Policy interventions
The Indian government has been trying to address some of these challenges and promote the uptake of large hydro projects owing to their importance in India’s green energy transition. In March 2019, the Government of India released an order outlining numerous policy initiatives to enhance the country’s hydropower sector. This was accomplished by designating major hydropower projects, including pumped storage projects, with capacities of over 25 MW as renewable energy sources. Formerly, only HEPs with capacities of less than 25 MW were considered renewable sources.

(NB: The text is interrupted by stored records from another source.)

+            xh[k][j][e] = h;
+            s1[k] += g; s2[k] = fmaf(g, h, s2[k]);
+            ag[j][e] = fmaf(de, h, ag[j][e]);
+            ab[j][e] += de;
+          }
+        }
+      }
+      __builtin_amdgcn_sched_barrier(0);
+#pragma unroll
+      for (int k = 0; k < NR; ++k) {
+#pragma unroll
+        for (int m = HALF ? 16 : 32; m >= 1; m >>= 1) { s1[k] += __shfl_xor(s1[k], m); s2[k] += __shfl_xor(s2[k], m); }
+        s1[k] *= invC; s2[k] *= invC;
+      }
+      __builtin_amdgcn_sched_barrier(0);
+#pragma unroll
+      for (int k = 0; k < NR; ++k) {
+        const int row = rb + k * HS + sub;
+        const bool ok = RW == 1 || row < r1;
+        const float rs = cur.rs[k];
+#pragma unroll
+        for (int j = 0; j < MAXJ; ++j) {
+          const int c = c0 + j * 256;
+          if (ok) {
+            const f32x4 gm = gmr[j];
+            float d[4], rv[4], o[4];
+            ln_unpack4<OF>(cur.dy[k][j], d);
+            if (dy_scale) { d[0] *= dsc; d[1] *= dsc; d[2] *= dsc; d[3] *= dsc; }
+            ln_unpack4<OF>(cur.dr[k][j], rv);
+#pragma unroll
+            for (int e = 0; e < 4; ++e) { const float g = d[e] * gm[e]; o[e] = rs * (g - s1[k] - xh[k][j][e] * s2[k]) + rv[e]; }
+            if (dx) *(f32x4*)(dx + (long)row * lddx + c) = (f32x4){o[0], o[1], o[2], o[3]};
+            if (dxb) {
+              if (dxb_rs) { const float f = cur.f[k]; o[0] *= f; o[1] *= f; o[2] *= f; o[3] *= f; }
+              const u32x2 ob = {pack_op2<OF>(o[0], o[1]), pack_op2<OF>(o[2], o[3])};
+              *(u32x2*)(dxb + (long)row * lddxb + c) = ob;
+              if (OCS) { ao[j][0] += op_lo<OF>(ob[0]); ao[j][1] += op_hi<OF>(ob[0]); ao[j][2] += op_lo<OF>(ob[1]); ao[j][3] += op_hi<OF>(ob[1]); }
+              if (Q8) *(unsigned*)(q8.out + (long)row * q8.ld + c) = ln_q8_pack4(ob, q8s, q8lim, q8.fmt, q8am);
+            }
           }
         }
       }
@@ -618,25 +723,32 @@
   float* po = pg + (size_t)2 * nb * C;
   const int rpb = (T + nb - 1) / nb;
   const bool bf = dy_dtype != VDK_F32;
-#define LNB(MJ, BF, OC, NR, HF) do { if (opf) hipLaunchKernelGGL((ln_bwd_kernel<MJ, BF, OC, false, VDK_OPF_F16, NR, HF>), dim3((unsigned)nb), dim3(256), 0, stream, dy, (long)lddy, x, (long)ldx, \
+#define LNBX(MJ, BF, OC, NR, HF, EX) do { if (opf) hipLaunchKernelGGL((ln_bwd_kernel<MJ, BF, OC, false, VDK_OPF_F16, NR, HF, false, EX>), dim3((unsigned)nb), dim3(256), 0, stream, dy, (long)lddy, x, (long)ldx, \
                                            mean, rstd, gamma, dres, (long)lddres, (int)T, (int)C, rpb, dx, (long)lddx, (bf16_t*)dxb, (long)lddxb, pg, pb, po, LnQ8(), dy_scale, dxb_rs, dxb_rps); \
-                             else hipLaunchKernelGGL((ln_bwd_kernel<MJ, BF, OC, false, VDK_OPF_BF16, NR, HF>), dim3((unsigned)nb), dim3(256), 0, stream, dy, (long)lddy, x, (long)ldx, \
+                             else hipLaunchKernelGGL((ln_bwd_kernel<MJ, BF, OC, false, VDK_OPF_BF16, NR, HF, false, EX>), dim3((unsigned)nb), dim3(256), 0, stream, dy, (long)lddy, x, (long)ldx, \
                                            mean, rstd, gamma, dres, (long)lddres, (int)T, (int)C, rpb, dx, (long)lddx, (bf16_t*)dxb, (long)lddxb, pg, pb, po, LnQ8(), dy_scale, dxb_rs, dxb_rps); } while (0)
+#define LNB(MJ, BF, OC, NR, HF) do { if (MJ <= 4 && C == ((HF) ? 128 : MJ * 256)) LNBX(MJ, BF, OC, NR, HF, (MJ <= 4)); else LNBX(MJ, BF, OC, NR, HF, false); } while (0)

Further, the government introduced a hydropower purchase obligation to compel discoms and power companies to add hydropower to their energy mix. Moreover, the government plans to put a strong fiscal focus on attracting additional investments from the private sector towards uplifting the hydropower sector. The government plans to devise a streamlined mechanism to facilitate ease in attaining technological clearances for setting up HEPs. Budgetary support has been devised for flood moderation and storage hydropower projects as well. Fiscal support has been granted for enabling infrastructure such as roads and bridges. For HEP projects up to 200 MW, Rs 15 million per MW has been provided and Rs 10 million per MW for projects above 200 MW.
Recent developments
The policy initiatives and intent of the industry are slowly bearing positive results, and investor and consumer interest in the hydro space has been renewed. Recently, GE Renewable Energy’s hydropower business commissioned the 180 MW Bajoli Holi project in Himachal Pradesh. Meanwhile, Delhi’s Indira Gandhi International Airport (IGIA) has signed a long-term power purchase agreement with a Himachal Pradesh-based hydropower producing company for the supply of hydroelectricity till 2036. With this development, IGIA has become the first airport in India to run entirely on hydro and solar power. Further, Tamil Nadu Generation and Distribution Company Limited is undertaking a feasibility study for three HEPs with a combined capacity of 2,500 MW.

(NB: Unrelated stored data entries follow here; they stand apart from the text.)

## Keep ring2 row indices in scalar registers and move next-chunk prefetch after compute

Row indices for the staged, first-ring and interior rows are now loaded with readfirstlane into SGPR pairs and selected per half-wave, so per-row VGPR offsets are no longer precomputed. The per-patch gather tables are held in registers (one or two entries per lane) and written to LDS after the first requests are issued, replacing strided copy loops. The next chunk's prefetch moves from inside the last slot iteration to after a sched_barrier, and the gather loop is factored into a helper. The aim is lower VGPR pressure and better occupancy, at the cost of some scalar address arithmetic and a shorter overlap window for the prefetch.

```diff
diff --git a/stc-gnn_amd/csrc/stc_spmm_ring2.hip b/stc-gnn_amd/csrc/stc_spmm_ring2.hip
--- a/stc-gnn_amd/csrc/stc_spmm_ring2.hip
+++ b/stc-gnn_amd/csrc/stc_spmm_ring2.hip
@@ -38,13 +38,29 @@
 
 __device__ __forceinline__ void lds_only_barrier() { asm volatile("s_waitcnt lgkmcnt(0)\n\ts_barrier" ::: "memory"); }
 
+constexpr int R2_TILE_BYTES = R2_L2 * R2_Q * 16;
+constexpr int R2_LDS_BYTES = R2_TILE_BYTES + (R2_L1 + R2_INT) * R2_W * (int)sizeof(int2);
+
+__device__ __forceinline__ v4f ring2_gather(const unsigned char* lds, const int2* tab, int row, int q) {
+    v4f acc = {0.f, 0.f, 0.f, 0.f};
+#pragma unroll
+    for (int w = 0; w < R2_W; ++w) {
+        const int2 t = tab[row * R2_W + w];
+        const v4f x = *reinterpret_cast<const v4f*>(lds + t.x + q * 16);
+        const float v = __int_as_float(t.y);
+#pragma unroll
+        for (int c = 0; c < 4; ++c) acc[c] = fmaf(v, x[c], acc[c]);
+    }
+    return acc;
+}
+
 template <int MODE, bool HAS_A2, int NADD, int N0 = 0>
 __global__ __launch_bounds__(R2_THREADS, 2) void ring2_sum_kernel(Ring2Args a) {
     static_assert((MODE != R2_BLEND && MODE != R2_BLEND0) || (NADD == 1 && !HAS_A2), "the blend forms: one addend (A), one gathered operand (Bm)");
     static_assert((MODE == R2_CHAIN) == (N0 > 0), "interior addends: the chain form, at least one");
     extern __shared__ __attribute__((aligned(16))) unsigned char lds[];
     v4f* tile = reinterpret_cast<v4f*>(lds);
-    int2* tab1 = reinterpret_cast<int2*>(lds + (size_t)R2_L2 * R2_Q * 16);
+    int2* tab1 = reinterpret_cast<int2*>(lds + R2_TILE_BYTES);
     int2* tab2 = tab1 + R2_L1 * R2_W;
 
     const int p = stc_xcd_tile(blockIdx.x, a.pl.n_patches);
@@ -55,36 +71,39 @@
     const int hw = wave * 2 + half;
     const int n_chunks = a.F4 / R2_Q;
 
-    for (int e = tid; e < R2_L1 * R2_W; e += R2_THREADS) tab1[e] = reinterpret_cast<const int2*>(a.pl.t1)[(size_t)p * R2_L1 * R2_W + e];
-    for (int e = tid; e < R2_INT * R2_W; e += R2_THREADS) tab2[e] = reinterpret_cast<const int2*>(a.pl.t2)[(size_t)p * R2_INT * R2_W + e];
-
-    int stage_row[R2_STAGE], l1_row[R2_S1], in_row[R2_S2];
-#pragma unroll
-    for (int k = 0; k < R2_STAGE; ++k) stage_row[k] = a.pl.l2_rows[(size_t)p * R2_L2 + k * 8 + hw];
-#pragma unroll
-    for (int i = 0; i < R2_S1; ++i) l1_row[i] = a.pl.l1_rows[(size_t)p * R2_L1 + i * 8 + hw];
-#pragma unroll
-    for (int i = 0; i < R2_S2; ++i) in_row[i] = a.pl.int_rows[(size_t)p * R2_INT + i * 8 + hw];
-
+    static_assert(R2_L1 * R2_W == 2 * R2_THREADS && R2_INT * R2_W == R2_THREADS, "table entries per lane: two of the first ring's, one of the interior's");
+    const int2* t1 = reinterpret_cast<const int2*>(a.pl.t1) + (size_t)p * R2_L1 * R2_W;
+    const int2 e1a = t1[tid], e1b = t1[tid + R2_THREADS], e2 = reinterpret_cast<const int2*>(a.pl.t2)[(size_t)p * R2_INT * R2_W + tid];
+
+    int stage_rows[R2_STAGE][2], l1_rows[R2_S1][2], in_rows[R2_S2][2];
+#pragma unroll
+    for (int h2 = 0; h2 < 2; ++h2) {
+#pragma unroll
+        for (int k = 0; k < R2_STAGE; ++k) stage_rows[k][h2] = __builtin_amdgcn_readfirstlane(a.pl.l2_rows[(size_t)p * R2_L2 + k * 8 + wave * 2 + h2]);
+#pragma unroll
+        for (int i = 0; i < R2_S1; ++i) l1_rows[i][h2] = __builtin_amdgcn_readfirstlane(a.pl.l1_rows[(size_t)p * R2_L1 + i * 8 + wave * 2 + h2]);
+#pragma unroll
+        for (int i = 0; i < R2_S2; ++i) in_rows[i][h2] = __builtin_amdgcn_readfirstlane(a.pl.int_rows[(size_t)p * R2_INT + i * 8 + wave * 2 + h2]);
+    }
+    auto pick = [&](const int (&r)[2]) {
+        int r0 = r[0], r1 = r[1];
+        asm volatile("" : "+s"(r0), "+s"(r1));
+        return half ? r1 : r0;
+    };
     const unsigned base = (unsigned)b * (unsigned)a.n * (unsigned)a.F4 + (unsigned)q;
-    unsigned stage_off[R2_STAGE], l1_off[R2_S1];
-#pragma unroll
-    for (int k = 0; k < R2_STAGE; ++k) stage_off[k] = base + (unsigned)stage_row[k] * (unsigned)a.F4;
-#pragma unroll
-    for (int i = 0; i < R2_S1; ++i) l1_off[i] = base + (unsigned)(l1_row[i] >= 0 ? (l1_row[i] & 0x3FFFFFFF) : 0) * (unsigned)a.F4;
     v4f st[R2_STAGE];
     auto request = [&](int chunk) {
 #pragma unroll
         for (int k = 0; k < R2_STAGE; ++k) {
-            const unsigned at = stage_off[k] + chunk * R2_Q;
+            const unsigned at = base + (unsigned)pick(stage_rows[k]) * (unsigned)a.F4 + (unsigned)(chunk * R2_Q);
             st[k] = a.A[at];
             if (HAS_A2) st[k] += a.A2[at];
         }
     };
     constexpr int NOP = MODE == R2_CHAIN ? NADD : MODE == R2_BLEND0 ? NADD + 1 : NADD + 2, NOPA = NOP > 0 ? NOP : 1;
-    auto slot_at = [&](int i, int chunk) { return l1_off[i] + (unsigned)(chunk * R2_Q); };
+    auto slot_at = [&](int row, int chunk) { return base + (unsigned)(row >= 0 ? (row & 0x3FFFFFFF) : 0) * (unsigned)a.F4 + (unsigned)(chunk * R2_Q); };
     auto request_slot = [&](v4f (&o)[NOPA], int i, int chunk) {
-        const unsigned at = slot_at(i, chunk);
+        const unsigned at = slot_at(pick(l1_rows[i]), chunk);
 #pragma unroll
         for (int k = 0; k < NADD; ++k) o[k] = a.add[k][at];
         if constexpr (MODE != R2_CHAIN) {
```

In another development, JSW Neo Energy Limited, an arm of JSW Energy Limited, has signed a memorandum of understanding with the Chhattisgarh government for setting up a 1,000 MW hydro pumped storage project (PSP) – the Hasdev Bango PSP. Prior to this, JSW Energy Limited’s Kutehr project had signed a power purchase agreement with the Haryana Power Purchase Centre for the supply of 240 MW of hydropower. The agreement is valid for 35 years and was signed at a levellised ceiling tariff of Rs 4.50 per kWh.
Outlook
Hydropower’s potential to not only provide clean power to the country but also address the issues of renewable energy intermittency and clean balancing reserves should not be ignored. To accelerate the growth of the hydropower industry, it is very important to facilitate low-cost financing for these projects. Efforts should be made to permanently remove the water cess for all hydro projects in order to lower the tariffs. Further, large hydropower projects should be deployed only after undertaking a comprehensive ecological and economic impact assessment. To counteract the distress amongst displaced populations, it is critical for district administrations to actively participate in and accelerate the land acquisition and R&R process.
Going forward, the government and the private sector must collaborate to address concerns surrounding financing, bureaucratic hurdles, and social and environmental concerns to ensure the streamlined growth of hydropower in India.